* _Task requirements_: Extract, from the records beneath this instruction, each line that contains the word "unsigned".
---------- Data under study ----------
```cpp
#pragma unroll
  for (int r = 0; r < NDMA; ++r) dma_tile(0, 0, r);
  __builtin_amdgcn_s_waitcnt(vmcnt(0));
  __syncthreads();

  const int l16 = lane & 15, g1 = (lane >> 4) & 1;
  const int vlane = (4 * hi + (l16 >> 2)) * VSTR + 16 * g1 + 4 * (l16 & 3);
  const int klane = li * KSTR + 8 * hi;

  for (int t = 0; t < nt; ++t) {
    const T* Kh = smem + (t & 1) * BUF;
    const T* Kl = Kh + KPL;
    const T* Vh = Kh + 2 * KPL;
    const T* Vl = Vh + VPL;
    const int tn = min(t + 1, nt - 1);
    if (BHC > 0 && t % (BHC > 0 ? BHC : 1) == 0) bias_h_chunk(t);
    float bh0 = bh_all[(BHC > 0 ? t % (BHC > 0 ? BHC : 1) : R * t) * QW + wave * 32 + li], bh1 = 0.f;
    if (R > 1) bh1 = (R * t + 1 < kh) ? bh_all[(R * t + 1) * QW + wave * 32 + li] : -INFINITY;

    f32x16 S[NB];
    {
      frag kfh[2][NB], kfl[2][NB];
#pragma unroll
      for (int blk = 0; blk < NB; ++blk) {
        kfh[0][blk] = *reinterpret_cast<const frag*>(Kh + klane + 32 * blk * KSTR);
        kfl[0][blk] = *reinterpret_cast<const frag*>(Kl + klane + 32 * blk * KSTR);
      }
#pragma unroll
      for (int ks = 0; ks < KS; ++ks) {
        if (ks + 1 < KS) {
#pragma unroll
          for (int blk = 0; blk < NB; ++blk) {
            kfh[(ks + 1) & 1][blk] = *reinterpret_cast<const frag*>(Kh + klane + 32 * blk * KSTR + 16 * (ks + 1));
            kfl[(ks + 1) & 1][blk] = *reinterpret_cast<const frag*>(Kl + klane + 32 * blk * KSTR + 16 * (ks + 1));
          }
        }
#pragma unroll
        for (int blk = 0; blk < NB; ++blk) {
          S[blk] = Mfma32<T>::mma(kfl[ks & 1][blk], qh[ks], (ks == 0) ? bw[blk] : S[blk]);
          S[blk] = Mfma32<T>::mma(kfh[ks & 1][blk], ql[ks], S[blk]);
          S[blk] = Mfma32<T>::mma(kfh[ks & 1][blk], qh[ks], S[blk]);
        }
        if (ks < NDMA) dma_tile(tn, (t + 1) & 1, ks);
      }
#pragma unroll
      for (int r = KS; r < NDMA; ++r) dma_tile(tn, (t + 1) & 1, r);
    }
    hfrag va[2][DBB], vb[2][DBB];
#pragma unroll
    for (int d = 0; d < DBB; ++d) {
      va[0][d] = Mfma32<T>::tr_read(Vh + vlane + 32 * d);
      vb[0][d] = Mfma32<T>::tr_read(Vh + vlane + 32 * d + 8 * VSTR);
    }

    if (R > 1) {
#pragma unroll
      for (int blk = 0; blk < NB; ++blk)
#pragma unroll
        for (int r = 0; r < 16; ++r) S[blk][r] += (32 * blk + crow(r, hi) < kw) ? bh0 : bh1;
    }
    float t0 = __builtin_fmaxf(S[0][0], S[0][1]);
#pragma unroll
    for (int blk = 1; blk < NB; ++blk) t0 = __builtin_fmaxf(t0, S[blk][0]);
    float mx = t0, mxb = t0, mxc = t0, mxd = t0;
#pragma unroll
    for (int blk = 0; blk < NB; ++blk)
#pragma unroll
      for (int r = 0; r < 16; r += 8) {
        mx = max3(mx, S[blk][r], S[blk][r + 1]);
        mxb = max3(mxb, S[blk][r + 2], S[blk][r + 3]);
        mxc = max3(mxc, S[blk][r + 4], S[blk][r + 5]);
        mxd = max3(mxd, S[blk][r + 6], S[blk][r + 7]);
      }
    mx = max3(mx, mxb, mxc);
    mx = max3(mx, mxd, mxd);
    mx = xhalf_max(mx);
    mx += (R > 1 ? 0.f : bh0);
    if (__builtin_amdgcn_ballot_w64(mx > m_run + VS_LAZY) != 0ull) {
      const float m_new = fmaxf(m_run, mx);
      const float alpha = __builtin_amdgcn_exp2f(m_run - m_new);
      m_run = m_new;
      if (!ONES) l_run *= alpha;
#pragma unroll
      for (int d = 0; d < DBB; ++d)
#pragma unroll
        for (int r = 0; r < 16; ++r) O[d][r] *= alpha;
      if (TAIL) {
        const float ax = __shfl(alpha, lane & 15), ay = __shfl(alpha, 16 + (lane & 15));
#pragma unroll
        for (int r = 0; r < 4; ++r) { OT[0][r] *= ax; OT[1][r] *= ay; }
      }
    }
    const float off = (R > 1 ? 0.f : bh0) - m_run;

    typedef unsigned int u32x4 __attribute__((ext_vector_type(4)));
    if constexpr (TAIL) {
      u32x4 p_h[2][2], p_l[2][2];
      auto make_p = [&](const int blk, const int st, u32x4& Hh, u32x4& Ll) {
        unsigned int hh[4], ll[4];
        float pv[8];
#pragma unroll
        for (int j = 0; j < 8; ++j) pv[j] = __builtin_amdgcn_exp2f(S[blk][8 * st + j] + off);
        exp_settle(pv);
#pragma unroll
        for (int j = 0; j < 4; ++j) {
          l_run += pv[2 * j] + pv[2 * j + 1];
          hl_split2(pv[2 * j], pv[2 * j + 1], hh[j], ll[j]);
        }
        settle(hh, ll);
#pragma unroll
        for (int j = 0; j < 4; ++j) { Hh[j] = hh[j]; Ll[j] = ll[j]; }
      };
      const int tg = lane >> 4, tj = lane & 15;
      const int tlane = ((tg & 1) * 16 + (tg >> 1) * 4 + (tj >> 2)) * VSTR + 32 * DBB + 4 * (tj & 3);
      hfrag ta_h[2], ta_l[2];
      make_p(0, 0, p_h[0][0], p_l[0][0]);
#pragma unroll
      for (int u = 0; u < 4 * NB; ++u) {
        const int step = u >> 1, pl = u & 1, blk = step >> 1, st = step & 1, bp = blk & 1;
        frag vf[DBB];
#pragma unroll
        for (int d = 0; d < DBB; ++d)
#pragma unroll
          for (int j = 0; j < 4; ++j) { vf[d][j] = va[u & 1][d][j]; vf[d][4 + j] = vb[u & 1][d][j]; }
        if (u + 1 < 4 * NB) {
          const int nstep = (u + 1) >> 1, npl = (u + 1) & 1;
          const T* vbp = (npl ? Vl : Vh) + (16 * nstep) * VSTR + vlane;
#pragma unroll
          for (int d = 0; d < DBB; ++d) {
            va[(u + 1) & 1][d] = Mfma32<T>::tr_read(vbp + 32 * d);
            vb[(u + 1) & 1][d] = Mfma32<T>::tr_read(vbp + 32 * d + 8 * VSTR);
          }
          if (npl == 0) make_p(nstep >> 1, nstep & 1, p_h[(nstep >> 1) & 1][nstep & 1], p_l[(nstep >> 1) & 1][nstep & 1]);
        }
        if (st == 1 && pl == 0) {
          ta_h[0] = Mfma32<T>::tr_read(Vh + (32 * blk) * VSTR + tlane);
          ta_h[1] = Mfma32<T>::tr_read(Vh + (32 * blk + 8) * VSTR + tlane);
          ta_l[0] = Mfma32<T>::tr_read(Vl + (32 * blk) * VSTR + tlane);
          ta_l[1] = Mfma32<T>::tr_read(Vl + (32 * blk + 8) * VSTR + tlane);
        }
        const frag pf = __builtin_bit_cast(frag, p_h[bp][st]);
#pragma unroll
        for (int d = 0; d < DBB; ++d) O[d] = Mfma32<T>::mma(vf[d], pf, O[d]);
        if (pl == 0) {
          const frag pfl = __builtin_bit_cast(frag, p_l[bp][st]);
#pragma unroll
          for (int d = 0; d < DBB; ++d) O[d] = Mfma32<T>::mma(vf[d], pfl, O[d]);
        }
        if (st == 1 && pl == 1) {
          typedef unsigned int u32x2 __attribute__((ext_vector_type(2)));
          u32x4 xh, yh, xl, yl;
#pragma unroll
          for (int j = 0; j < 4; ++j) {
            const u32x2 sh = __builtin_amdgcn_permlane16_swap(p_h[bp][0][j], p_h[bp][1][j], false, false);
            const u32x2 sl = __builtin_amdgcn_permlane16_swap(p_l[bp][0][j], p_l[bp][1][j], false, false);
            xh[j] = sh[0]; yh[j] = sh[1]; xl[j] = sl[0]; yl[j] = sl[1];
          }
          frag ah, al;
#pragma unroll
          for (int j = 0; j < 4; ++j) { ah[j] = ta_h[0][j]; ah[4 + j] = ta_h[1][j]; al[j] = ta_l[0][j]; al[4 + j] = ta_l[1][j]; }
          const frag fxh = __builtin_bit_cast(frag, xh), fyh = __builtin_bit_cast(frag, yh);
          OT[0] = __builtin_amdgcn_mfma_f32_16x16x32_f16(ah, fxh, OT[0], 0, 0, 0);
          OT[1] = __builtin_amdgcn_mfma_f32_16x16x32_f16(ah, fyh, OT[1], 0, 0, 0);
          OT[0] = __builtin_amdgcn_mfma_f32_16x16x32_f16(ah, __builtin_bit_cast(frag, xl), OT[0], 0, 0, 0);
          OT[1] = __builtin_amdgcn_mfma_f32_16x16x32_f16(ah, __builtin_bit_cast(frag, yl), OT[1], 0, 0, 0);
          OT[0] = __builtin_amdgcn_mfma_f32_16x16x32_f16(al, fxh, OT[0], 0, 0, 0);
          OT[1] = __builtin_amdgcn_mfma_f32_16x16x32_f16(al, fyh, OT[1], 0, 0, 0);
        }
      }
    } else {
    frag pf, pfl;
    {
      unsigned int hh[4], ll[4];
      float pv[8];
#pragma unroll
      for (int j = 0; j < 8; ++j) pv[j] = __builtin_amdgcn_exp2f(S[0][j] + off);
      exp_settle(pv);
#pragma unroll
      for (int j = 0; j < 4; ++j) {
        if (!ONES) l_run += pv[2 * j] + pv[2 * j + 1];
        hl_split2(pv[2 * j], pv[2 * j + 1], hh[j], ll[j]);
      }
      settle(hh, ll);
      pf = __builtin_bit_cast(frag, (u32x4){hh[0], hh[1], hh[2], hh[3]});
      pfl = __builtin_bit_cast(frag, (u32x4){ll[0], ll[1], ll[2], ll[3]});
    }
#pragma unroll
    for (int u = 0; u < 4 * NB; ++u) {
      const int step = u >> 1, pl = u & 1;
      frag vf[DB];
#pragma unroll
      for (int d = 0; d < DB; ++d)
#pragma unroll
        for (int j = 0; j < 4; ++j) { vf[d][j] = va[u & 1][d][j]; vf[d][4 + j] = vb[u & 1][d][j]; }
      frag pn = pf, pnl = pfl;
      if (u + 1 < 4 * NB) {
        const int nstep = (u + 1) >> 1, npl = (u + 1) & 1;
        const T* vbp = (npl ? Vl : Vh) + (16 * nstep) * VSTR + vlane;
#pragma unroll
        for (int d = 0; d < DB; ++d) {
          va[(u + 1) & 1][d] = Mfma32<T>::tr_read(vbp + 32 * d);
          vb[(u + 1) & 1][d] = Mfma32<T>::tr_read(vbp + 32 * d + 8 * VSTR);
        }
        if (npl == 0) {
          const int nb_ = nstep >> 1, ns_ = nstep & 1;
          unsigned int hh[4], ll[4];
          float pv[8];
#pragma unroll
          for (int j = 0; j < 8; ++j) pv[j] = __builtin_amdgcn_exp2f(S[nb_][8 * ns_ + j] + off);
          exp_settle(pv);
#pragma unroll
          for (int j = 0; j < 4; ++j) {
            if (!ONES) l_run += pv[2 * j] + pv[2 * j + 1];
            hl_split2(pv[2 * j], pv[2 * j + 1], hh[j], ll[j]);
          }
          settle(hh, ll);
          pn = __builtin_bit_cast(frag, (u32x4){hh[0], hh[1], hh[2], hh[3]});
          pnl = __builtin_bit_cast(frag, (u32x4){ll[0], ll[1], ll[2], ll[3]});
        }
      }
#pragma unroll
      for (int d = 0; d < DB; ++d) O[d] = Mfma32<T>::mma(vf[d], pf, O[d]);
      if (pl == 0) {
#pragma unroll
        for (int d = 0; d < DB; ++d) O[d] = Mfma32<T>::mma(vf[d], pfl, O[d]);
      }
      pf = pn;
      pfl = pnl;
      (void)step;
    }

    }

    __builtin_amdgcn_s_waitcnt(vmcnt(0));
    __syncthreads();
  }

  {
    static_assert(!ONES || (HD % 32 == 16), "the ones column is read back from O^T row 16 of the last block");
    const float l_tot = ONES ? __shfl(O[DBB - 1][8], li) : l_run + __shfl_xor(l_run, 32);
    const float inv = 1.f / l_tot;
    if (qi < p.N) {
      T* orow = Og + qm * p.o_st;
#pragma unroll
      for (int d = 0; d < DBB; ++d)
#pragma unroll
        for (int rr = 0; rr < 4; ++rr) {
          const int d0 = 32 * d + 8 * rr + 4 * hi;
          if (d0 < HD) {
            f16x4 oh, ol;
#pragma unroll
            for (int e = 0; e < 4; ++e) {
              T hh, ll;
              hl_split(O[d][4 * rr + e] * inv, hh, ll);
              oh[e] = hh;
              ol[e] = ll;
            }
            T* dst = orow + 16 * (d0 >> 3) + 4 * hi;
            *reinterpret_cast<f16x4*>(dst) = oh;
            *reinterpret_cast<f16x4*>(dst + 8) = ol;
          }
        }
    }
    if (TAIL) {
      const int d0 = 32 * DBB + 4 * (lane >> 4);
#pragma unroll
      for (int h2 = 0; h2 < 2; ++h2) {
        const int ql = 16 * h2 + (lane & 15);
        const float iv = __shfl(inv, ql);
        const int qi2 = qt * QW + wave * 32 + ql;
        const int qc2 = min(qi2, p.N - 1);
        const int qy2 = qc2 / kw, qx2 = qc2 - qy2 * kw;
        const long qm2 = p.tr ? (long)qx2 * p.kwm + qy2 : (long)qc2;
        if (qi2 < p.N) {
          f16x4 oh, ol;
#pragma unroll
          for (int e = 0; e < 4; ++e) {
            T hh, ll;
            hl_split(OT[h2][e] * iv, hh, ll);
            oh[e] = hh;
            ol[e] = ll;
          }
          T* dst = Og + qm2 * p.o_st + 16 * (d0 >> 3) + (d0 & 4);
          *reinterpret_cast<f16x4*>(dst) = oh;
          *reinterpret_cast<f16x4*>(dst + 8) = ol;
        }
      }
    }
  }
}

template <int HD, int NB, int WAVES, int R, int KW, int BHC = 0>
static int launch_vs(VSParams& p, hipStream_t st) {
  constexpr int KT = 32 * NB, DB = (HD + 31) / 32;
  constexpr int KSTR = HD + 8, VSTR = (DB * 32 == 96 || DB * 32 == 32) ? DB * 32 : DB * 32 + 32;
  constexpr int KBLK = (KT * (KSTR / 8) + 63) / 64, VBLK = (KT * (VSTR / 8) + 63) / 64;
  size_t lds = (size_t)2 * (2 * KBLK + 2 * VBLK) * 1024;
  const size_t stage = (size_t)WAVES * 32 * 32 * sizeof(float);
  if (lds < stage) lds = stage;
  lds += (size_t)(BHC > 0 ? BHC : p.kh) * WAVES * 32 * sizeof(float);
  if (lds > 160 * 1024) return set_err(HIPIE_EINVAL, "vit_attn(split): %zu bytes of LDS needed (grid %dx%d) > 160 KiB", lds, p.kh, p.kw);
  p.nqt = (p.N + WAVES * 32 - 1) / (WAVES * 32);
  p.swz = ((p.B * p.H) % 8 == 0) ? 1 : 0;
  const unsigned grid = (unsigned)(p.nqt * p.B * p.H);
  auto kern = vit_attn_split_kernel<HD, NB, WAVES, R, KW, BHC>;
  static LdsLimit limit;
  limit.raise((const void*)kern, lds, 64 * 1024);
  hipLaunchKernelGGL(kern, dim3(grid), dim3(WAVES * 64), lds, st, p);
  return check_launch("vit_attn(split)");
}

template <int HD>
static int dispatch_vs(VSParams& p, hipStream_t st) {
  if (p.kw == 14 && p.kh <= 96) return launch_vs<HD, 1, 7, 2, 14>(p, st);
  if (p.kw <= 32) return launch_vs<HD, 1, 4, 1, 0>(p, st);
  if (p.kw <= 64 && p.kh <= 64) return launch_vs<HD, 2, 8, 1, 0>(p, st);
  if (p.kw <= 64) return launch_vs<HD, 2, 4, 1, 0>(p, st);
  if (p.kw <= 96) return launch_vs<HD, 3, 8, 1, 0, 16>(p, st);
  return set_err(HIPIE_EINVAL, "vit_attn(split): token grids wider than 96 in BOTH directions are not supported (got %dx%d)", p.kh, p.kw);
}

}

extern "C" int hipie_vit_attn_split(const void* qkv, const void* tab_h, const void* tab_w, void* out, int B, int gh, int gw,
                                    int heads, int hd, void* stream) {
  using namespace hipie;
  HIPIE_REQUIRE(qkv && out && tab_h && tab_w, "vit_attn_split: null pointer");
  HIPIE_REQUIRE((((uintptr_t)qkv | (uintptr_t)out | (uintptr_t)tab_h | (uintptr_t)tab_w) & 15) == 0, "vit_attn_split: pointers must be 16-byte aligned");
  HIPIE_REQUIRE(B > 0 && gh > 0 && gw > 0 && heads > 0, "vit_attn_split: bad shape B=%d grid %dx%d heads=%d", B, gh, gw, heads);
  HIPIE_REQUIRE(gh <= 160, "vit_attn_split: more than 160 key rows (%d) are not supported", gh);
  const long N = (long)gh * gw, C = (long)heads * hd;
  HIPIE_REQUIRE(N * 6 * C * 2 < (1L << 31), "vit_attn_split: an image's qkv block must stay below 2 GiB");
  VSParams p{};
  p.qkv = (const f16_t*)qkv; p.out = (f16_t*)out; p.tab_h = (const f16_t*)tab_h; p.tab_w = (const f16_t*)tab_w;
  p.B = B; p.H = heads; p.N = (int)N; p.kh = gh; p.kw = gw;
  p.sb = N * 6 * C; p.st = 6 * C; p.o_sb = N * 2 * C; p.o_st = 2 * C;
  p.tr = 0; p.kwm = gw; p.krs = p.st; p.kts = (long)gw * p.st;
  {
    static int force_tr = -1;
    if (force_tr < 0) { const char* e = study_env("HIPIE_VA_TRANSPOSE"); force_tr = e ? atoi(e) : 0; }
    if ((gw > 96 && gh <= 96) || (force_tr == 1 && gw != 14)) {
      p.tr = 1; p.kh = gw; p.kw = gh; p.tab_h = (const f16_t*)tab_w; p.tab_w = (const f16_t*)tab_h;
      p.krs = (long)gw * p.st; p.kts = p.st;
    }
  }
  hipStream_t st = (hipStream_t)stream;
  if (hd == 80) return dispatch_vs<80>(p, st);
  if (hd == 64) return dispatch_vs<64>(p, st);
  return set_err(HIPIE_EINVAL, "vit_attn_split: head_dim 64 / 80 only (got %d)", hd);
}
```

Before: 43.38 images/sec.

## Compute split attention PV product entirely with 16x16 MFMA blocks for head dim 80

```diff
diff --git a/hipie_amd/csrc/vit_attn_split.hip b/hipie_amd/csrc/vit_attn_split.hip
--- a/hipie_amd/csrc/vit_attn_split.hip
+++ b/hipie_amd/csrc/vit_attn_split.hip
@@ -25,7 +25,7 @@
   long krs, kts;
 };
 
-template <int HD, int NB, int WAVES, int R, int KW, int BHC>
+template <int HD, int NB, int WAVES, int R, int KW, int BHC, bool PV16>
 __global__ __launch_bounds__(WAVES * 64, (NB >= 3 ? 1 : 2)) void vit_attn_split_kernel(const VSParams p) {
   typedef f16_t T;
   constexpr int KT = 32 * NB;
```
----------
* _Answer space_:
    typedef unsigned int u32x4 __attribute__((ext_vector_type(4)));
        unsigned int hh[4], ll[4];
          typedef unsigned int u32x2 __attribute__((ext_vector_type(2)));
      unsigned int hh[4], ll[4];
          unsigned int hh[4], ll[4];
  const unsigned grid = (unsigned)(p.nqt * p.B * p.H);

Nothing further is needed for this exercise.